§ **ACTION ITEM**
Nothing outside the range is wanted. Repeat exactly the lines below from the one with "if (here &&" through the one with "if (new_id >= 0)".

§ **RECORDED DATA**
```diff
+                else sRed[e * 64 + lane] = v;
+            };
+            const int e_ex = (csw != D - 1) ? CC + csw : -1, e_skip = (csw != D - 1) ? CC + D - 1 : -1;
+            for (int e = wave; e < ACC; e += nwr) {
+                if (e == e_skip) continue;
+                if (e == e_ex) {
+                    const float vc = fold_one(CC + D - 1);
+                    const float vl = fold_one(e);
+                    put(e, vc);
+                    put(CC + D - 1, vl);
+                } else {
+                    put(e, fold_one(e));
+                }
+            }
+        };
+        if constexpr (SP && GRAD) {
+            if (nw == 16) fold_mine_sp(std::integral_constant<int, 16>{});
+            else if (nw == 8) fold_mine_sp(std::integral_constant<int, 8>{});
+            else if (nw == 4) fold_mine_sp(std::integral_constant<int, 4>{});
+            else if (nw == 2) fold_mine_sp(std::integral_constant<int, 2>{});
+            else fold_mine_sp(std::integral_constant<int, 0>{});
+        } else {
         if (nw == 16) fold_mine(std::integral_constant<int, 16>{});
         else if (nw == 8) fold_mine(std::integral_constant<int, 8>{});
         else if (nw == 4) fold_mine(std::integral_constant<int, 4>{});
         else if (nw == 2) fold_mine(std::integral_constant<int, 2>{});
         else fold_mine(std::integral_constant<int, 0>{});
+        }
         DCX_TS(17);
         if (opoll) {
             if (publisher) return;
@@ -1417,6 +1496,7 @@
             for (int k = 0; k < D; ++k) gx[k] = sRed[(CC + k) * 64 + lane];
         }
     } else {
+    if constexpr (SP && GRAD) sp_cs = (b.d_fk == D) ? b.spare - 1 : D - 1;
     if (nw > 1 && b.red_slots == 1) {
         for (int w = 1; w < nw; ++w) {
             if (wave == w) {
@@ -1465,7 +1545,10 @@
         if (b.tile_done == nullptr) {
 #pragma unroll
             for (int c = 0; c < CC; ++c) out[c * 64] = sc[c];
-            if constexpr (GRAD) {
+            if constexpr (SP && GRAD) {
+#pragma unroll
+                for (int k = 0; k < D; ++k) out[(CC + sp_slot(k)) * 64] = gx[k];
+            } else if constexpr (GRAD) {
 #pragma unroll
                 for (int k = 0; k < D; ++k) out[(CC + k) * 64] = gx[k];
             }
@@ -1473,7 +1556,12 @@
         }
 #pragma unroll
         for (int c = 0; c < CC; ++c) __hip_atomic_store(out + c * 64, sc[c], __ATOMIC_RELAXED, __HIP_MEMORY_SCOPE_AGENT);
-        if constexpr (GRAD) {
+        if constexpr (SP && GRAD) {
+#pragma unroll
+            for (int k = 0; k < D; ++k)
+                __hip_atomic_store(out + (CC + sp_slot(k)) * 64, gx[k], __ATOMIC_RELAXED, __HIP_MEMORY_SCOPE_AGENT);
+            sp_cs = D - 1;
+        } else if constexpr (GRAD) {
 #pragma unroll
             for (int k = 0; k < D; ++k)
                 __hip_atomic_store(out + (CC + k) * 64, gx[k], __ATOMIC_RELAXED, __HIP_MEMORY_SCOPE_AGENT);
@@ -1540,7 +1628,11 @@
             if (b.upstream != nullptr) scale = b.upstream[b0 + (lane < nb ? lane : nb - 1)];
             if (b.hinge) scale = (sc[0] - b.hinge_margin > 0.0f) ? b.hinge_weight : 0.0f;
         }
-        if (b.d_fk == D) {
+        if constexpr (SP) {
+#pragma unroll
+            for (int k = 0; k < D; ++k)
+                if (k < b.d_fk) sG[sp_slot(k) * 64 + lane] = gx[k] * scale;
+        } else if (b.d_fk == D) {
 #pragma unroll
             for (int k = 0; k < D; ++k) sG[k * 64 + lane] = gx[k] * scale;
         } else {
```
...
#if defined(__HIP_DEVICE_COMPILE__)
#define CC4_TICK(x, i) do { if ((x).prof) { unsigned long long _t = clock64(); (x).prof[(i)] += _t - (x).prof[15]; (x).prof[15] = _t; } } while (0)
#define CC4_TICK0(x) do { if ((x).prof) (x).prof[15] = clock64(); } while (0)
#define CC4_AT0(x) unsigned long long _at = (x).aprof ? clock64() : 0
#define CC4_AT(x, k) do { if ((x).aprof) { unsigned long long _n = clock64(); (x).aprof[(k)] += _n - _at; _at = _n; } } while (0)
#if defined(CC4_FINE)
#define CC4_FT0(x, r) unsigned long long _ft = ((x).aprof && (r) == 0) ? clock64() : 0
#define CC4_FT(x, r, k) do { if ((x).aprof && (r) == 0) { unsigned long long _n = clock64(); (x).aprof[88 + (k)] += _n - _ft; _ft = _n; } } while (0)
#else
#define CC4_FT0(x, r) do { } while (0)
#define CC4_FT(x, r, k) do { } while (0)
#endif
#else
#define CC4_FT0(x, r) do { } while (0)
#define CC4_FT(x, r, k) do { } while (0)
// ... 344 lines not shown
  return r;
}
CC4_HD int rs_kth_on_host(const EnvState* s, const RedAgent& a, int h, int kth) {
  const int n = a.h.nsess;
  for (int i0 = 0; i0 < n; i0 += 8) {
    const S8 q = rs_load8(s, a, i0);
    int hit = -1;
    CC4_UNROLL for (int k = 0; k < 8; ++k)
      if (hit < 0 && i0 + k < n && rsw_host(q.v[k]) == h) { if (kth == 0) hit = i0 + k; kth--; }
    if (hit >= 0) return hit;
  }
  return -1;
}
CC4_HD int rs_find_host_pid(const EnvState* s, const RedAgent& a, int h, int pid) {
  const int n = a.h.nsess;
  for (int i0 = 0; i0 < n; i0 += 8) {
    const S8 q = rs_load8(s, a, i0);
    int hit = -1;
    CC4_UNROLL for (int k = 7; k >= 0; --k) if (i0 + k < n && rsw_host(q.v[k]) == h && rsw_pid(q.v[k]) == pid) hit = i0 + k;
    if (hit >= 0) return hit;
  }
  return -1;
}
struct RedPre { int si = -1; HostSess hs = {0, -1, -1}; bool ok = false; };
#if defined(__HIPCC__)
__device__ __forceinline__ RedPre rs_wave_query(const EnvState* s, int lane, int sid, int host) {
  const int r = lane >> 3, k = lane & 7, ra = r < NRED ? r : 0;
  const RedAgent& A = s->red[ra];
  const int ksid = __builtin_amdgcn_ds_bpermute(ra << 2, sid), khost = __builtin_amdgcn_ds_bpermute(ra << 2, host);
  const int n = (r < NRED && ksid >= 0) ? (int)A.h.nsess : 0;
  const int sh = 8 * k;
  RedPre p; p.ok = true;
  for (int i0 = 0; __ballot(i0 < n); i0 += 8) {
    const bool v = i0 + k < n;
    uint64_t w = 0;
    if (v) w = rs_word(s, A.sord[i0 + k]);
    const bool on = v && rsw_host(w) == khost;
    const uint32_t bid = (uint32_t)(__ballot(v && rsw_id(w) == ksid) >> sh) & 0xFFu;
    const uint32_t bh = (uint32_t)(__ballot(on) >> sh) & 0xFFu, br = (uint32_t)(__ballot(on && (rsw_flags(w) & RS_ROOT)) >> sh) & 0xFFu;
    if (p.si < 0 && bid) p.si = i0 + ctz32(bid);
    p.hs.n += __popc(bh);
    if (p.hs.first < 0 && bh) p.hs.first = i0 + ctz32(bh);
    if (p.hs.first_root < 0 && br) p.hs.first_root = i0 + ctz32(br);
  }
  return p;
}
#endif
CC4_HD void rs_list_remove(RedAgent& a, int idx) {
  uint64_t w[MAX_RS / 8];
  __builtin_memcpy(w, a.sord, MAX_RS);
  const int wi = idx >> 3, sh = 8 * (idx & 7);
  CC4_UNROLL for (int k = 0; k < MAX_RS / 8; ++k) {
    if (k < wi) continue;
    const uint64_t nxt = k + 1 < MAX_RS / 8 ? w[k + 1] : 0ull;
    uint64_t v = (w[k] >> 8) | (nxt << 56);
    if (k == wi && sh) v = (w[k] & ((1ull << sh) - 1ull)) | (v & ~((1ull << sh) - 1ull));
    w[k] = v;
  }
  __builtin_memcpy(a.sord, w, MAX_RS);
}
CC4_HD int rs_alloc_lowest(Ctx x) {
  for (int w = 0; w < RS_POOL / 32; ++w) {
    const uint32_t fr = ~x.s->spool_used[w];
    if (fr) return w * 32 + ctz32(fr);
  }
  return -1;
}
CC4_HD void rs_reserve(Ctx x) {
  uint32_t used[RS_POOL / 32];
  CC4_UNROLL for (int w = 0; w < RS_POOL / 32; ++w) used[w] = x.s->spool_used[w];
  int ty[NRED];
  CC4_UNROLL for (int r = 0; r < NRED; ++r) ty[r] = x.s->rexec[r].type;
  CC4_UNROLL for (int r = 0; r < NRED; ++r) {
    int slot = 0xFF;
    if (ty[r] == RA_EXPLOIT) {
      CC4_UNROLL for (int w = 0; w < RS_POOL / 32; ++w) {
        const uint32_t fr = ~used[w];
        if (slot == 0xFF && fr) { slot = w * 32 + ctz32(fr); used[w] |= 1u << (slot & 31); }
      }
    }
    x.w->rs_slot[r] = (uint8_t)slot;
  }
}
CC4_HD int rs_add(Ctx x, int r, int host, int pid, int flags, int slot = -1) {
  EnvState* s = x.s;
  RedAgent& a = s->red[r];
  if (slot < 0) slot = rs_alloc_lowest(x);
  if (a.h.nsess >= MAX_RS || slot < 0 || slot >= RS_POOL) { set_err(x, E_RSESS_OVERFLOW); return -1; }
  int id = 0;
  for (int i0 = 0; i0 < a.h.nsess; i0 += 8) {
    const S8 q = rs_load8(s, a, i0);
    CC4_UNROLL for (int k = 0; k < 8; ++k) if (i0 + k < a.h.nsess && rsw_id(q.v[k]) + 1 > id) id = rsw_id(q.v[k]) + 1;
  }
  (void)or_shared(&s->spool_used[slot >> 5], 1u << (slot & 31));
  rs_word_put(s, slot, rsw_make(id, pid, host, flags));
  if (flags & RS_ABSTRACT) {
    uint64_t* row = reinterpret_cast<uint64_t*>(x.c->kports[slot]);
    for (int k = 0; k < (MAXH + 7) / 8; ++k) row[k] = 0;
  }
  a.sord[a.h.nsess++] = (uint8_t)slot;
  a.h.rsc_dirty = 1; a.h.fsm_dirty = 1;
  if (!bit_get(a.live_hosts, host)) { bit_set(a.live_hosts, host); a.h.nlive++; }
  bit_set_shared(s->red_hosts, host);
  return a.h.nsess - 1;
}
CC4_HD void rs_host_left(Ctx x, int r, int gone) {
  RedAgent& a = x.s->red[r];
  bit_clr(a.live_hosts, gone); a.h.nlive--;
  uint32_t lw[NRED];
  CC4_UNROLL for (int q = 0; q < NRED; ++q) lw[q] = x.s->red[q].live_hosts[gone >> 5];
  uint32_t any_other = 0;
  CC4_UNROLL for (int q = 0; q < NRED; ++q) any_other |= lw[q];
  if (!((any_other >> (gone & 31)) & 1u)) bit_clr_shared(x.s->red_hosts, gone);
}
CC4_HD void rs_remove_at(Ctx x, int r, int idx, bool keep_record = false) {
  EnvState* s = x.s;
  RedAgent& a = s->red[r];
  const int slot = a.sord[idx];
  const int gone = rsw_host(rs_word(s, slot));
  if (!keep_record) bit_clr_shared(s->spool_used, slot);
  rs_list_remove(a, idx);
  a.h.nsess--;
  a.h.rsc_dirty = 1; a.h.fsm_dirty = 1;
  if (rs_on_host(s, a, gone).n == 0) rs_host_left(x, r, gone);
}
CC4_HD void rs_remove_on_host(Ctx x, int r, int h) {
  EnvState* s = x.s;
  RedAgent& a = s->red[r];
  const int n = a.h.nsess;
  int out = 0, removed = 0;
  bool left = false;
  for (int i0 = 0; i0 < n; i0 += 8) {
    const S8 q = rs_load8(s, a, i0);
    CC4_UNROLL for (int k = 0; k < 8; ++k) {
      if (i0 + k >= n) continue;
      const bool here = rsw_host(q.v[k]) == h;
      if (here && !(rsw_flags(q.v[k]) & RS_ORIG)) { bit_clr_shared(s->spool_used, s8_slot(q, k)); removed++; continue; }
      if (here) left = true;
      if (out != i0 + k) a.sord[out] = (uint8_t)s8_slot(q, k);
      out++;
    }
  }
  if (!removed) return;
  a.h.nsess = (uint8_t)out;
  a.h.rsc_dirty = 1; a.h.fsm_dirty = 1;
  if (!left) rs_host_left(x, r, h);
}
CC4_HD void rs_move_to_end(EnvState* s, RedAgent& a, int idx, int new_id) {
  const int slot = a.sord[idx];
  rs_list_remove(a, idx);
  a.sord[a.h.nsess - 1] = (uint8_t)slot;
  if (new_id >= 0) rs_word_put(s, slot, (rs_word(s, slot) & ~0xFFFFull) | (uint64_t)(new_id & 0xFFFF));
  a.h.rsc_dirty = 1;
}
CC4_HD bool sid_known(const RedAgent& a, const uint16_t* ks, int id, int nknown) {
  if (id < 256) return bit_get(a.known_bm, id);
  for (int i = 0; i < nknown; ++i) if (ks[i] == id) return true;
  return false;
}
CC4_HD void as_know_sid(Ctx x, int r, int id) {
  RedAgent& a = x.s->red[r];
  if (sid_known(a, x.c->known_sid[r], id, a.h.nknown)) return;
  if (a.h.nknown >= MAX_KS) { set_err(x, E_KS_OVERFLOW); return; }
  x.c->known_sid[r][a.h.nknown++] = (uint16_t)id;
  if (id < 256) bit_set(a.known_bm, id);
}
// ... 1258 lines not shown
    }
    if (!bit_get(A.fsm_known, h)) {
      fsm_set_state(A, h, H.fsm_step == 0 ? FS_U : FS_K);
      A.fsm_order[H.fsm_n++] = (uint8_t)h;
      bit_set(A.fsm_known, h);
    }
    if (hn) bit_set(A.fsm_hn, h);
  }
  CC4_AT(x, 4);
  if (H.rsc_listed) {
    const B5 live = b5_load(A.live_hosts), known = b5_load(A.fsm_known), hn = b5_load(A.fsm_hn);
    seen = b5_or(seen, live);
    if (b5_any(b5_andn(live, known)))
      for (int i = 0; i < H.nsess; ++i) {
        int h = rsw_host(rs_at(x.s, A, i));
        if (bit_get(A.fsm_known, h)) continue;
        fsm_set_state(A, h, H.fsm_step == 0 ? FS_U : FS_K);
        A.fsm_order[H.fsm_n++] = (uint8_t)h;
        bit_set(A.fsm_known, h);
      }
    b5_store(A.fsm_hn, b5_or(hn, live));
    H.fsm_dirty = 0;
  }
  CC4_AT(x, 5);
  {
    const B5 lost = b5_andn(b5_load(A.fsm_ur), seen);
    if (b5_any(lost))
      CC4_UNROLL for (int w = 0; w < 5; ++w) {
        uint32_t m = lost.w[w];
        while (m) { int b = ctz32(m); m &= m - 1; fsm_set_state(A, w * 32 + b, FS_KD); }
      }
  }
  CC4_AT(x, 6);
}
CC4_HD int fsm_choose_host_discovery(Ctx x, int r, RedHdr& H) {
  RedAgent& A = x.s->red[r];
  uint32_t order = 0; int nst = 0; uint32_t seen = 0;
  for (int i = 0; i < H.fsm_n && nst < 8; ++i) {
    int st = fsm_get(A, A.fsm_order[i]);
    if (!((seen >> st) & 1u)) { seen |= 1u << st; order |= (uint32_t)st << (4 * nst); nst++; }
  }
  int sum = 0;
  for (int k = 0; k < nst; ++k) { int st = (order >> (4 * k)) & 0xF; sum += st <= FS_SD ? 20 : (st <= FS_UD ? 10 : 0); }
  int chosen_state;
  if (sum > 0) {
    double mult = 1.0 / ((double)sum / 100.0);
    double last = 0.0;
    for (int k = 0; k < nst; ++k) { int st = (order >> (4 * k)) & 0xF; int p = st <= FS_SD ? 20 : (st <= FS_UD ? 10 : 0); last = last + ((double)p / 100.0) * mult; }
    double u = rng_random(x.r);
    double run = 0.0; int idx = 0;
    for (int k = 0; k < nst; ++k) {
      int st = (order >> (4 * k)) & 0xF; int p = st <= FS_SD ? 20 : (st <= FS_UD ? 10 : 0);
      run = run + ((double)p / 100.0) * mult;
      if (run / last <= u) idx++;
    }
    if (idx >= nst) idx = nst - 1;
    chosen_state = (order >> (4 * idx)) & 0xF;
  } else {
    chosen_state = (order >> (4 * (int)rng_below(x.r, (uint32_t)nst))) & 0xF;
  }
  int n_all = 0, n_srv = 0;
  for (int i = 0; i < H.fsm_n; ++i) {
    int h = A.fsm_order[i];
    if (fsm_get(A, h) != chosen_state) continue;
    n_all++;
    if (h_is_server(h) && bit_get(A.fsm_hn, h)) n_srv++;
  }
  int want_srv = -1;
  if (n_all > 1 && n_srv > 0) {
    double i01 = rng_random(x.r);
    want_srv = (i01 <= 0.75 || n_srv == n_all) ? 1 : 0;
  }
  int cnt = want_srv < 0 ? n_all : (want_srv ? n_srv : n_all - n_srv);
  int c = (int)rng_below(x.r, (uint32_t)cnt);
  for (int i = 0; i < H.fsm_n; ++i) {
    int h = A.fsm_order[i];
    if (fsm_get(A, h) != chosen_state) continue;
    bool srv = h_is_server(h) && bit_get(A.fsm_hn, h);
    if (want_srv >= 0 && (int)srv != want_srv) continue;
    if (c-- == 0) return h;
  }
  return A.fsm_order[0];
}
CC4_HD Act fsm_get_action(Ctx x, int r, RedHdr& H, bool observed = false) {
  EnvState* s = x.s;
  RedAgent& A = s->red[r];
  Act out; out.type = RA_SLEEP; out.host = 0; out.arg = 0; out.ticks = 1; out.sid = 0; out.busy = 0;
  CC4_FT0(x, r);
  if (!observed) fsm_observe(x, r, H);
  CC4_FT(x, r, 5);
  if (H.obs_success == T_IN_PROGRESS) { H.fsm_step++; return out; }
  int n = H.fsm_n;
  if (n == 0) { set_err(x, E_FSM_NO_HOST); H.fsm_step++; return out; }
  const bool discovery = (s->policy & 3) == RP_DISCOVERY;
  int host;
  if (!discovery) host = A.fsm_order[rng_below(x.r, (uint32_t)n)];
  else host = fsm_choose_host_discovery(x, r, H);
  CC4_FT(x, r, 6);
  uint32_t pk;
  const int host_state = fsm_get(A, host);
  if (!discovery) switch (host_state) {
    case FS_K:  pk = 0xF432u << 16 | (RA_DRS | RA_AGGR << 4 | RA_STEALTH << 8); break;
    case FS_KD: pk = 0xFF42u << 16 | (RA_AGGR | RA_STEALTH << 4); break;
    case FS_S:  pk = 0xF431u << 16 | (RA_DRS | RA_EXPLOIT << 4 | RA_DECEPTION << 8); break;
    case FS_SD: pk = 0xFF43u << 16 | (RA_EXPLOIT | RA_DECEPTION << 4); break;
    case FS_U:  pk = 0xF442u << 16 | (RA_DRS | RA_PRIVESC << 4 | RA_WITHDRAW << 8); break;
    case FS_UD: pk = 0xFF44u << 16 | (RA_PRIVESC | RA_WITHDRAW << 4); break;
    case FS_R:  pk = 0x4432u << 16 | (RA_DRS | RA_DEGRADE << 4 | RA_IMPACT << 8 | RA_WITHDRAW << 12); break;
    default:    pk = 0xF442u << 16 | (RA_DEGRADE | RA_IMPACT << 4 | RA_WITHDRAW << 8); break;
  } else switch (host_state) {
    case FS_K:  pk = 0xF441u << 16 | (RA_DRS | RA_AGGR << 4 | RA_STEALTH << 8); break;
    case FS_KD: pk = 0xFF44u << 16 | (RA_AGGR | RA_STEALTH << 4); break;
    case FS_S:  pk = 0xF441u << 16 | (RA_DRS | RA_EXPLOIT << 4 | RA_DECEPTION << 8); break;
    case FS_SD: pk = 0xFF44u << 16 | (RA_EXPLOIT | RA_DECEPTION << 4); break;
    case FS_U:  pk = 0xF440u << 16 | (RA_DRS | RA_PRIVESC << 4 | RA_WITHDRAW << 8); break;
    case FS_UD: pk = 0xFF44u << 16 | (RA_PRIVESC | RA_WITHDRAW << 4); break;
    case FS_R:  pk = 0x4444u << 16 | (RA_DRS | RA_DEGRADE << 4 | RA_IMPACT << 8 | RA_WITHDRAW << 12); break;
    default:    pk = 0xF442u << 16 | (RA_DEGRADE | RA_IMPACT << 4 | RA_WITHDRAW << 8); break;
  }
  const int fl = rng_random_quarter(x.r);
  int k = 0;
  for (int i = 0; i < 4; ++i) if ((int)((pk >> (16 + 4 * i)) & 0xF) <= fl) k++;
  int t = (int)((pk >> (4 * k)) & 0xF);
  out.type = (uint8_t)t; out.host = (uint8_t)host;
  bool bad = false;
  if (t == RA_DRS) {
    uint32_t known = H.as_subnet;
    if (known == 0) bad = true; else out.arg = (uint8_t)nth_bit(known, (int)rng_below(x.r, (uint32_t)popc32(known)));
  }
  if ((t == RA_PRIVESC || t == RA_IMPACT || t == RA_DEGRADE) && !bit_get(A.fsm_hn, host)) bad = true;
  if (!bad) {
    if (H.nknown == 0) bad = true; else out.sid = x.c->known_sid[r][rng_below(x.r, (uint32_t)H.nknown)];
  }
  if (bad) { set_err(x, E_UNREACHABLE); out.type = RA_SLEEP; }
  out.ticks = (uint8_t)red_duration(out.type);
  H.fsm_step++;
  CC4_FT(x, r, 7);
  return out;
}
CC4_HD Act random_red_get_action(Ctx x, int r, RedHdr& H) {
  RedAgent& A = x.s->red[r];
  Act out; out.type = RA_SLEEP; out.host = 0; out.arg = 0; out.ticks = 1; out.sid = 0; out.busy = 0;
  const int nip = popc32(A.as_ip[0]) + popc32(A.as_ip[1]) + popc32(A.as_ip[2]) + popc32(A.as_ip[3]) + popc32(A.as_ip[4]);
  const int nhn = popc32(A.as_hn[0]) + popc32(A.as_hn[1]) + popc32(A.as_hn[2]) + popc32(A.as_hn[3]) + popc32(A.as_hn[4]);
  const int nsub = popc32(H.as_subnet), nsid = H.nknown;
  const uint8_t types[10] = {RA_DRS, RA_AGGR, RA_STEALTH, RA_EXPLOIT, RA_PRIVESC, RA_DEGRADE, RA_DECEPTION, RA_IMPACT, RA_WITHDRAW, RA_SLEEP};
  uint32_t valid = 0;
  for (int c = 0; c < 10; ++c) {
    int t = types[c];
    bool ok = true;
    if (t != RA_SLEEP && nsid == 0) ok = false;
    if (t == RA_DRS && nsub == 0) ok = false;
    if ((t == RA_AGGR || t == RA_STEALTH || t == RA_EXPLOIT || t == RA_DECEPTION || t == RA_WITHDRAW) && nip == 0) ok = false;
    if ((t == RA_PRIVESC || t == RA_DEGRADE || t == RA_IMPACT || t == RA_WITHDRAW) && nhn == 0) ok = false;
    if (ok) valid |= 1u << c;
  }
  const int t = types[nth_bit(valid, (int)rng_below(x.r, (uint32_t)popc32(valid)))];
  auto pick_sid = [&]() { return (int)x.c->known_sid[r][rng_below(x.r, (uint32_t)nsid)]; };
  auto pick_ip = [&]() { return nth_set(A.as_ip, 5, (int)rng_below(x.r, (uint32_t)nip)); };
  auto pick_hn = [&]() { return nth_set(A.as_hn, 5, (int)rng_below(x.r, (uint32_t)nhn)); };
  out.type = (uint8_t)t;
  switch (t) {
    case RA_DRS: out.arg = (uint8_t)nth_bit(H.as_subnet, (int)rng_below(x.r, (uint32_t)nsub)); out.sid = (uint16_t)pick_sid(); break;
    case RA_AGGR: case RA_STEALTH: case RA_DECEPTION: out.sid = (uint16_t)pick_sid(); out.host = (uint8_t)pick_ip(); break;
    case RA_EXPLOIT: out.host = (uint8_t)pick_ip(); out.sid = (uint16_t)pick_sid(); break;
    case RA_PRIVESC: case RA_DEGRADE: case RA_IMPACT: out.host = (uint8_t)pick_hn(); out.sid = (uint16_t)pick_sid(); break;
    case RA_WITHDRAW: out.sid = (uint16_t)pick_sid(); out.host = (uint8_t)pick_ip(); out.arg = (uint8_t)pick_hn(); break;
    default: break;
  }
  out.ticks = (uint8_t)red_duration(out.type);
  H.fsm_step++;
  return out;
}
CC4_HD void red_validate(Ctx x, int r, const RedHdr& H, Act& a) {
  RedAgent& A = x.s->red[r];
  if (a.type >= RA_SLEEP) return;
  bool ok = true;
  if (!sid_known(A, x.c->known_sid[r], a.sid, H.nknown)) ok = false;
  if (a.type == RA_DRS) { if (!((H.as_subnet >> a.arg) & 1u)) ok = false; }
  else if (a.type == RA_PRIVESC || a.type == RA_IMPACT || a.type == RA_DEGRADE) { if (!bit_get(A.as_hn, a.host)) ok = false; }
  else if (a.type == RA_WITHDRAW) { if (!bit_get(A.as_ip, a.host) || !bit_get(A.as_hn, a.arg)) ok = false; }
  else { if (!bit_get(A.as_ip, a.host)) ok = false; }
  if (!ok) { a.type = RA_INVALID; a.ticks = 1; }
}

§ **ANSWER FOR THE TASK**
      if (here && !(rsw_flags(q.v[k]) & RS_ORIG)) { bit_clr_shared(s->spool_used, s8_slot(q, k)); removed++; continue; }
      if (here) left = true;
      if (out != i0 + k) a.sord[out] = (uint8_t)s8_slot(q, k);
      out++;
    }
  }
  if (!removed) return;
  a.h.nsess = (uint8_t)out;
  a.h.rsc_dirty = 1; a.h.fsm_dirty = 1;
  if (!left) rs_host_left(x, r, h);
}
CC4_HD void rs_move_to_end(EnvState* s, RedAgent& a, int idx, int new_id) {
  const int slot = a.sord[idx];
  rs_list_remove(a, idx);
  a.sord[a.h.nsess - 1] = (uint8_t)slot;
  if (new_id >= 0) rs_word_put(s, slot, (rs_word(s, slot) & ~0xFFFFull) | (uint64_t)(new_id & 0xFFFF));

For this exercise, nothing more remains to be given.